Required work:
Find the string "front" in the listing and report every line that has it.

Data for this exercise:
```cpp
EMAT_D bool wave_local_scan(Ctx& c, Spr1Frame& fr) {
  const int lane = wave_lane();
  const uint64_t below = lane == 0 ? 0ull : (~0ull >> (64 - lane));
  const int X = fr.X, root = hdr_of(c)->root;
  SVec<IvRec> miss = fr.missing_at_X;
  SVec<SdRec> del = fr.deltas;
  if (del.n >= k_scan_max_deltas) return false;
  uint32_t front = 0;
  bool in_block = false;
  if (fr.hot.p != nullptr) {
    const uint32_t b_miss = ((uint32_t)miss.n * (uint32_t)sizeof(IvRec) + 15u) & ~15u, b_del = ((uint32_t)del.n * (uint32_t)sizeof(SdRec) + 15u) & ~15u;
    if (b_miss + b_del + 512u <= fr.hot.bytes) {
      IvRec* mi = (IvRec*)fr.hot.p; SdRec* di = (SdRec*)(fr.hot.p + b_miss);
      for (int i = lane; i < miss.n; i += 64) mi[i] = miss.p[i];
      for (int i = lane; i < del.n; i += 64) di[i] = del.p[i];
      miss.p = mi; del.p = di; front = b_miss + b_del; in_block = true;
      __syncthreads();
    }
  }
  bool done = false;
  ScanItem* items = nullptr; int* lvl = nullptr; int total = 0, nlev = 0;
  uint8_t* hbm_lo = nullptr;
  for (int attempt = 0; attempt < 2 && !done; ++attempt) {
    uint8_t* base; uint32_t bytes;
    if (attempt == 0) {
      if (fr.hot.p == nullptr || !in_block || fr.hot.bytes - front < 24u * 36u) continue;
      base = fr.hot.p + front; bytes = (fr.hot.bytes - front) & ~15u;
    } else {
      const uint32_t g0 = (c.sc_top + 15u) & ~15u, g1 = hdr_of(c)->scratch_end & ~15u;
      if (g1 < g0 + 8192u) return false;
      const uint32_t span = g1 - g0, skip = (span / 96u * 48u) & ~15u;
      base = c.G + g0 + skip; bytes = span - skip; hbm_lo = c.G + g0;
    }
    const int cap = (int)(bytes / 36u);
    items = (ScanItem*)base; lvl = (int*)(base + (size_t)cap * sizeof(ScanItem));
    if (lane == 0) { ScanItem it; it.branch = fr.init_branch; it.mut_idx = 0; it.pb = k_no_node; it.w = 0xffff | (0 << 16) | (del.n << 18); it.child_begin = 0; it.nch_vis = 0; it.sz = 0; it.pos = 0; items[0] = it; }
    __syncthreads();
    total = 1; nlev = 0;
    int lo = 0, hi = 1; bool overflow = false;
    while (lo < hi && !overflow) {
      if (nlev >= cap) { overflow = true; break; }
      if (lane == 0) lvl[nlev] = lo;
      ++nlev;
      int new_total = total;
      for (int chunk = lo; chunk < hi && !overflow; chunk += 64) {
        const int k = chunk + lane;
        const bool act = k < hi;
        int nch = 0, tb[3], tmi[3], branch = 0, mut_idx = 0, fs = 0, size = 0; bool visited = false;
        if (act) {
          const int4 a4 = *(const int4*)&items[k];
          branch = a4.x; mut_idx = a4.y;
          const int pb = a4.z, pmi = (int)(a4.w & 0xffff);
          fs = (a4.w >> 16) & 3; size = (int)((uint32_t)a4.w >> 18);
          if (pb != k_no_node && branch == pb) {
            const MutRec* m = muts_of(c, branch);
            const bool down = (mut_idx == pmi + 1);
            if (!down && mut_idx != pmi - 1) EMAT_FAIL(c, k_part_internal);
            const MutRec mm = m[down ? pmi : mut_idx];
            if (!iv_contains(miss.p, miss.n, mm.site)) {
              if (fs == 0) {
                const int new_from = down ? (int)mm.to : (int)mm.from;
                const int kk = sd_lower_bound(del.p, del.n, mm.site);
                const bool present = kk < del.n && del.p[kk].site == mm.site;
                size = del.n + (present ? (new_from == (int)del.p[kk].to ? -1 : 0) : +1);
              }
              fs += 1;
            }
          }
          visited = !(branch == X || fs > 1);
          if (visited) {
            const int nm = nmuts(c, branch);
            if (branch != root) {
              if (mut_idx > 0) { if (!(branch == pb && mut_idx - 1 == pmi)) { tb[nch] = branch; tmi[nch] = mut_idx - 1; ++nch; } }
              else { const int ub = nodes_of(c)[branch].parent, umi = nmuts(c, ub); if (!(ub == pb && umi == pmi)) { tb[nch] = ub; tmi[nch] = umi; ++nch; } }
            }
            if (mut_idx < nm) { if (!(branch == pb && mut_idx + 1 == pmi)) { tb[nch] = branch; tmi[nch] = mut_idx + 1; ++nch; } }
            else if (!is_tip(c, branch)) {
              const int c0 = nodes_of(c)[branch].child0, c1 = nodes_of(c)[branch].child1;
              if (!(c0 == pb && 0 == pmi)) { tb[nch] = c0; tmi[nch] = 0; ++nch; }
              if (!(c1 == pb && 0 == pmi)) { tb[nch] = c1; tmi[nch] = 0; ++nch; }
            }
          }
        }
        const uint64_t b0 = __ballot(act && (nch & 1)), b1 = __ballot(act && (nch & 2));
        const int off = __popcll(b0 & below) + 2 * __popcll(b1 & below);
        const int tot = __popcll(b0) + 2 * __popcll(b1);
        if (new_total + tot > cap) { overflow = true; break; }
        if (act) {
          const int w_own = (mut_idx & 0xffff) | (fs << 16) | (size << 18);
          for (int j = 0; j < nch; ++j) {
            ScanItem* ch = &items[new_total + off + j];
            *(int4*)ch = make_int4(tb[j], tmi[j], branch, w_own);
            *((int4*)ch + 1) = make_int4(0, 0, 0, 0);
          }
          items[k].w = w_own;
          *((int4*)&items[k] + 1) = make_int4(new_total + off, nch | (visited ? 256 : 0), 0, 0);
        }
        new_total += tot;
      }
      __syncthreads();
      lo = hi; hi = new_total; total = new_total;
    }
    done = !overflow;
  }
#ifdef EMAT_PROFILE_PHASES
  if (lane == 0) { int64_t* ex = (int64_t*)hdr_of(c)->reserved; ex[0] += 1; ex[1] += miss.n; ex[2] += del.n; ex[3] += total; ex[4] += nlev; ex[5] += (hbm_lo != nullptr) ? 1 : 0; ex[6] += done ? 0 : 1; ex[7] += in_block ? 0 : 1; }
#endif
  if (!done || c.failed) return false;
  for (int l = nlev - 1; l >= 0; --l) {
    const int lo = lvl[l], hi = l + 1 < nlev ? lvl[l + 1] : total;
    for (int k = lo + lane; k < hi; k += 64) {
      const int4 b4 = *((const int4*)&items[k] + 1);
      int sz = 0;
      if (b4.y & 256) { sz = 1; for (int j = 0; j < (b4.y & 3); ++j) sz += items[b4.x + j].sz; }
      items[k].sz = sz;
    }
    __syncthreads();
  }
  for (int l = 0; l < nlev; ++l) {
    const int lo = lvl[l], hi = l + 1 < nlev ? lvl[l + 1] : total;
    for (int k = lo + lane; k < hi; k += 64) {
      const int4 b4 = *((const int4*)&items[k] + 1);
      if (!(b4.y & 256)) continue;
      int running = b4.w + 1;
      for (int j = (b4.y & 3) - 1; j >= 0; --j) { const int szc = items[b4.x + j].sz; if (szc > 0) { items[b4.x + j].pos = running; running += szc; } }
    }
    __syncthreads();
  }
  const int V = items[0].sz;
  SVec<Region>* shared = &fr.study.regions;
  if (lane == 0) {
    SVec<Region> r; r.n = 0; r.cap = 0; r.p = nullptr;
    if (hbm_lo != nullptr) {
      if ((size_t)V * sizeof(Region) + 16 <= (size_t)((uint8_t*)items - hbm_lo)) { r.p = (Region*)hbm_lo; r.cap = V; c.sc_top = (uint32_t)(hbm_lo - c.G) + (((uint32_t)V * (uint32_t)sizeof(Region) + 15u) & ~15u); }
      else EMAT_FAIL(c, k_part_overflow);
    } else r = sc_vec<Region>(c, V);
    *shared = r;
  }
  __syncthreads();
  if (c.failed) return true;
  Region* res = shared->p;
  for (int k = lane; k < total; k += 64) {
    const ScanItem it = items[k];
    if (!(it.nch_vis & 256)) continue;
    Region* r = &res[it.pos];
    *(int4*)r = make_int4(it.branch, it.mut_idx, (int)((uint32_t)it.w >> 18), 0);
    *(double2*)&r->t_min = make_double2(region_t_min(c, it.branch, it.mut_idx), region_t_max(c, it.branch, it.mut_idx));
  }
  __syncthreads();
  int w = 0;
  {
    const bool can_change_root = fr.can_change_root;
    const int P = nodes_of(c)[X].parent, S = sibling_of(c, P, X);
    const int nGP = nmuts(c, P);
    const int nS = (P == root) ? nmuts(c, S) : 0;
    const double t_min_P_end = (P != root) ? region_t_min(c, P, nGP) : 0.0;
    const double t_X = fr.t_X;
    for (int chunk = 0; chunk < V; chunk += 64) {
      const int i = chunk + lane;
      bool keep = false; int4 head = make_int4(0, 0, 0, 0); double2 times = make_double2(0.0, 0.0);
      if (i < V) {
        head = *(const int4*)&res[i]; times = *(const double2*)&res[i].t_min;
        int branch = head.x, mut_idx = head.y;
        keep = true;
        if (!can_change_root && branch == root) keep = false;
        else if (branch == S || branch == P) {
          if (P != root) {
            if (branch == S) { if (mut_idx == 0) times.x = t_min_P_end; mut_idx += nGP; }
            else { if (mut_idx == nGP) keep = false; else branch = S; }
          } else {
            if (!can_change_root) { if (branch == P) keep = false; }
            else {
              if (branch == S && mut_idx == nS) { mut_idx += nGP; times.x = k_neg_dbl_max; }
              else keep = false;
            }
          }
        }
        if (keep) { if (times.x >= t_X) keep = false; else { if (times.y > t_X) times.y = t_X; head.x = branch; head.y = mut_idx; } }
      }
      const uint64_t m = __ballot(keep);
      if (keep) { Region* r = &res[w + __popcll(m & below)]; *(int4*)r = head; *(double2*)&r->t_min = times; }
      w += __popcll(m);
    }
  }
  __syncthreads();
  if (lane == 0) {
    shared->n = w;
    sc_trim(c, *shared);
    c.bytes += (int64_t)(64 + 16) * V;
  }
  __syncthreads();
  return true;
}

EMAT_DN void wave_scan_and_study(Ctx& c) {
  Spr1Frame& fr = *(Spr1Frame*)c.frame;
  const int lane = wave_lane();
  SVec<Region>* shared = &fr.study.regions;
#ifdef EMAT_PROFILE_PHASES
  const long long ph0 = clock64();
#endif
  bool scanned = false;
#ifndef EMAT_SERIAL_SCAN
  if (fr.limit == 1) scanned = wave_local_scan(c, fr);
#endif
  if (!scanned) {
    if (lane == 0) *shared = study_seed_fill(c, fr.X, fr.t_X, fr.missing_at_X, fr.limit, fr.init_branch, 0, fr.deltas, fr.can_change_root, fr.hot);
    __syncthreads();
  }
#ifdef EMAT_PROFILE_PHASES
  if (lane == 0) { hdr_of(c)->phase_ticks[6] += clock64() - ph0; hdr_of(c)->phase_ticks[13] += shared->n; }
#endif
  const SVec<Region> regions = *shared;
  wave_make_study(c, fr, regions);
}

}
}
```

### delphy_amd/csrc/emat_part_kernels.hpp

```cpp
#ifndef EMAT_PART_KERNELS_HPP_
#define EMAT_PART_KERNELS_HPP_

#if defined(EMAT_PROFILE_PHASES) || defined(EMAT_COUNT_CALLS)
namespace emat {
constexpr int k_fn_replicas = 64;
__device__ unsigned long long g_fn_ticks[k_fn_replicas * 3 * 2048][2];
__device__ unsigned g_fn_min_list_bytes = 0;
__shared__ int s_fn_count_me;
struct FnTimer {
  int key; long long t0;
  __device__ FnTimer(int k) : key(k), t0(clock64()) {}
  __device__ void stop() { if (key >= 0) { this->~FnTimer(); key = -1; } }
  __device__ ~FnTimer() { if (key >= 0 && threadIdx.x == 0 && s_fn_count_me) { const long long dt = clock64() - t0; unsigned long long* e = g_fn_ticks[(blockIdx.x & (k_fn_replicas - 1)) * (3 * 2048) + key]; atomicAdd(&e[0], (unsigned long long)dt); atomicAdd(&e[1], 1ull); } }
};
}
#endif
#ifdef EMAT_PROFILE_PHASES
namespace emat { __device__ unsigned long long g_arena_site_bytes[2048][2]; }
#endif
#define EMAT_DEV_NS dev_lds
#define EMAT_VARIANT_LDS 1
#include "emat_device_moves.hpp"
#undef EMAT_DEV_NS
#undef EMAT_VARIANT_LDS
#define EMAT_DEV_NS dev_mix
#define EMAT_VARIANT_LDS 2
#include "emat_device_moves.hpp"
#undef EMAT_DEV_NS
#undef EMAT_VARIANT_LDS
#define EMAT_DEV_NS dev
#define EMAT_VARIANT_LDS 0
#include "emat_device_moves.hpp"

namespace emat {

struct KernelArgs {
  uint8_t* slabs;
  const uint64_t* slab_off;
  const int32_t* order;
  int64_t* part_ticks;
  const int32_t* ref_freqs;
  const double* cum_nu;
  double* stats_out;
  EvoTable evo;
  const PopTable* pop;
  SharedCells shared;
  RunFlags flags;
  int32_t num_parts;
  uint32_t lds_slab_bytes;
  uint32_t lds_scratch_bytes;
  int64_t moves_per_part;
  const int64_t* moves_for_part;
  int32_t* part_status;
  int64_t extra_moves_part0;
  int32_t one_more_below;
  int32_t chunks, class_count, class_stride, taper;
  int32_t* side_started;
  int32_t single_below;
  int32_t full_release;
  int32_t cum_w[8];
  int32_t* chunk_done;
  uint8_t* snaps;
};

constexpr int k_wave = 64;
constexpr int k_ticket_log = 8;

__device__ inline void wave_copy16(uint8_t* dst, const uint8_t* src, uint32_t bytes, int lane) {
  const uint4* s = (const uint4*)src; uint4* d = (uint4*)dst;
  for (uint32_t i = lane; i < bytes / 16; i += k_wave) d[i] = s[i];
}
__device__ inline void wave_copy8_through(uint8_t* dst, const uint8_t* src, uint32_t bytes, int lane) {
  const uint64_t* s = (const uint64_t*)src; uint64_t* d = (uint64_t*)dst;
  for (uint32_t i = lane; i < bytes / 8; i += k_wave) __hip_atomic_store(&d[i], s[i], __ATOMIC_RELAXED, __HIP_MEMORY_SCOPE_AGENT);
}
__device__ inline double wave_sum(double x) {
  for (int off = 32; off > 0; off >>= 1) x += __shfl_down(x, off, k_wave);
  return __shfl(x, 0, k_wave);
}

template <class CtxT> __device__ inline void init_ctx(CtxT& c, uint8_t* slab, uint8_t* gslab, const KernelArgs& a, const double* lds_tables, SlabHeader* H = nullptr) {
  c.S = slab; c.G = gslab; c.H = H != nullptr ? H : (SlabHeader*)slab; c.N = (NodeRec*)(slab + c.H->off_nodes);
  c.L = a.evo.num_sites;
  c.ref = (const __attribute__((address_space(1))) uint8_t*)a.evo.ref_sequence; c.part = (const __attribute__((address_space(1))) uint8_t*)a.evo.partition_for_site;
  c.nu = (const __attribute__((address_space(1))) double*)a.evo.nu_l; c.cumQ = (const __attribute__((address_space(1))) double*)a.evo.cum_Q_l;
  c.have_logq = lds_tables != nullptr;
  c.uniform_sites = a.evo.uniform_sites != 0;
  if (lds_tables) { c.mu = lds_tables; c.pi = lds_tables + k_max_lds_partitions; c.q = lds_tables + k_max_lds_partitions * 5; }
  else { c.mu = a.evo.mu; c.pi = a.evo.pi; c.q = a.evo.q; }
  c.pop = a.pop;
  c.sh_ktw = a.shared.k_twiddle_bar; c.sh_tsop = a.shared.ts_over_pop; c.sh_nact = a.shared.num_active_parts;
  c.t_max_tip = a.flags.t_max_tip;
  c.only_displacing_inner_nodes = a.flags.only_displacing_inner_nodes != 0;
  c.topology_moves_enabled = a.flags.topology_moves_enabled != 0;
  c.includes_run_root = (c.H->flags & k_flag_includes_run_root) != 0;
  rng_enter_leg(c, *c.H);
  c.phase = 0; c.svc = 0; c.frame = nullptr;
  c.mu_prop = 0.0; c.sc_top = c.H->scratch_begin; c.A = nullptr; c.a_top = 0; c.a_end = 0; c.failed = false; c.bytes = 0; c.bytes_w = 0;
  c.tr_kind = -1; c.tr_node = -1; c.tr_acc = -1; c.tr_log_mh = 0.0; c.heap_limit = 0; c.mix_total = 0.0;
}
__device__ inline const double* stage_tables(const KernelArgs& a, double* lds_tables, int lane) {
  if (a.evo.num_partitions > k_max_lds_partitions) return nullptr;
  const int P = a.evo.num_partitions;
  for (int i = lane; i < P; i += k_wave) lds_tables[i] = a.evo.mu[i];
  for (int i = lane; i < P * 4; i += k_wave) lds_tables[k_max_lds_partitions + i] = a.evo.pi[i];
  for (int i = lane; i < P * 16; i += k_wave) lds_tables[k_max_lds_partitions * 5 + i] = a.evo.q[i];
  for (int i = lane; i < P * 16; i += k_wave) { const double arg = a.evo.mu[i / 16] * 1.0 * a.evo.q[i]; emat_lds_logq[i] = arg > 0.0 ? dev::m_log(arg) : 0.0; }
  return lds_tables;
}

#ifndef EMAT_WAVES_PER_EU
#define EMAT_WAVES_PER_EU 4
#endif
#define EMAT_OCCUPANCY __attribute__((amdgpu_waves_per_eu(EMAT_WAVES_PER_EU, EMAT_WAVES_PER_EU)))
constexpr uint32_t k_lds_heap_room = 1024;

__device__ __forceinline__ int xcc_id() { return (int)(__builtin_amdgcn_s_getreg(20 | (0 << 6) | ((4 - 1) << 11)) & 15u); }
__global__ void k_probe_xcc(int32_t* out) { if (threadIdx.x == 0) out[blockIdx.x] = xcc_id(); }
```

Solution for this problem:
  uint32_t front = 0;
      miss.p = mi; del.p = di; front = b_miss + b_del; in_block = true;
      if (fr.hot.p == nullptr || !in_block || fr.hot.bytes - front < 24u * 36u) continue;
      base = fr.hot.p + front; bytes = (fr.hot.bytes - front) & ~15u;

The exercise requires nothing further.